Here is a selection of Konda’s recent polls and reports. If you’re at all interested in Turkey, spend some time here. Forget all the think pieces written by lobbyists in Washington: This is solid data about who the Turks are.
Particularly interesting is this one: Populist Behavior, Negative Identification and Conspiracism:
The findings of this section may seem entertaining but in fact the results are very saddening. That is because, including the educated groups, a significantly large part of the society believes even those assertions that are clearly baseless. Even one third of the university graduates believe the assertion that the non-existing contorium element is found in Turkey but foreign powers prevent us from mining it. Therefore, we believe that the society has a very weak relationship with knowledge which should be considered as a serious problem.
Soon thereafter, the generals and admirals were arrested and the show trials began.
When I wrote this, Americans had no idea what the phrase “Deep State” meant and laughed when I explained that Turks believed in one.
A reader subsequently wrote to me that this kind of arrangement is common in many countries, and it may have been perfectly legit.
Turkey has since toppled further down the ranks of the Corruption Perception Index. As we note in the podcast, the CPI is an opinion poll; I’ve written about the limitations of such an approach here. It’s worth something to know this, but changes in the perception of corruption may be owed to many things beyond changes in the level of corruption.
Rod Blagojevich, as you’ve probably forgotten, was at the time in the headlines.
I think we can put this worry to rest at this point. I don’t see a more radical Islamist government in Turkey’s future. If you want to know how it could be worse, however, look at Russia.
This sounded completely far-fetched when I wrote this.
I’m curious to know how my American readers react to this article now. When I wrote it, I sensed they were politely baffled by the society I was describing. It sounded very Third World. Very Middle Eastern. Very screwed up. They couldn’t really relate. But the US has changed a lot since then, and it’s been swiftly Turkified. I think Americans will find the society I’m describing here much less strange than they they used to.
If you’re curious about the fate of the Turkish press—and how to transform a “relatively free and feisty” media into a bunch of cowed penguins—I wrote this several years later.
He didn’t get it. He was subsequently accused of being part of Ergenekon. (If you’re curious about Ergenekon and Balyoz—the show trials—I wrote a great deal about them, for example: A Nation of Conspiracies; Ergenekon: Turkey’s Conspiracy to End them All; Subtergenekon and Other Crimes; Prisoner of Conspiracy; The View from Silivri Prison; A Wilderness of Mirrors; Sledgehammer: More Arrests.
These modest gains have long since been reversed.
Thanks for sharing your collection, Claire. There is so much to unpack here. I too was impressed with Erdogan in the early days. He made a lot of the right noises and followed through on some.
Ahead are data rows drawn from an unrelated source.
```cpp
#define LAUNCH(BM, BN, WM, WN) \
  return dma ? launch_cfg<BM, BN, WM, WN, true>(g, f32, st) : launch_cfg<BM, BN, WM, WN, false>(g, f32, st)
  switch (cfg) {
    case 1: LAUNCH(128, 128, 64, 64);
    case 2: LAUNCH(128, 64, 64, 32);
    case 3: LAUNCH(64, 64, 32, 32);
    case 4: LAUNCH(256, 128, 64, 64);
    case 6: return launch_cfg_ring<256, 128, 64, 64>(g, f32, st);
    case 7: return launch_cfg_ring<256, 128, 64, 32>(g, f32, st);
    case 8: LAUNCH(256, 128, 64, 32);
    case 9: LAUNCH(128, 128, 64, 32);
    case 10: return launch_cfg_ring<128, 128, 64, 32>(g, f32, st);
    case 11: return launch_cfg_ring<128, 64, 64, 32>(g, f32, st);
    case 12: return launch_cfg_ring<64, 64, 32, 32>(g, f32, st);
    case 13: return launch_cfg_ring<128, 128, 64, 32, 4>(g, f32, st);
    case 14: return launch_cfg_ring<128, 64, 64, 32, 4>(g, f32, st);
    case 15: return launch_cfg_ring<64, 64, 32, 32, 4>(g, f32, st);
    case 16:
    case 17:
    case 18: {
      const int rc = vneti_launch_gemm8(&g, cfg == 16 ? 256 : 128, cfg == 18 ? 1 : 0, st);
      if (rc != VNETI_OK) return rc;
      launch_reduce(g, st);
      return vneti_check_launch("gemm8_kernel");
    }
    default:
      return dma ? launch_cfg_f16<256, 256, 64, 64, true>(g, st) : launch_cfg_f16<256, 256, 64, 64, false>(g, st);
  }
#undef LAUNCH
}
```

### view_neti_amd/engine/schedule.py

```python
from __future__ import annotations

from functools import partial
from typing import Dict, List

import torch

from .. import lib, ops, packing


class T:

    __slots__ = ("v", "g", "gw", "rows", "cols", "children", "need_grad", "producer")

    def __init__(self, v, g=None, need_grad=True):
        self.v = v
        self.g = g
        self.gw = False
        self.rows, self.cols = v.shape
        self.children: List["T"] = []
        self.need_grad = need_grad
        self.producer = None
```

I don‘t know what I find more perplexing: the turn of Erdogan and the AKP, or the fact that so many of the Turks seem to find this okay. And when I read and consider this juxtaposition, it could describe numerous countries that by rights should be uniformly prosperous and thriving societies-- yet are not.
What will future historians make of this period? I think about that quite often, which is an even surer sign of aging than crow‘s feet and grey hair!
But Turkey. I lived and worked there for almost a year in 1995-6 and remain fascinated by all its history and rich complexity. Even then the presence of journalists was not encouraged, and the Deep State* was real enough.
* in recent years
You lived in Turkey a long time. If you were not emotional there would be something wrong with you. I started reading you then and I am a happy subscriber now.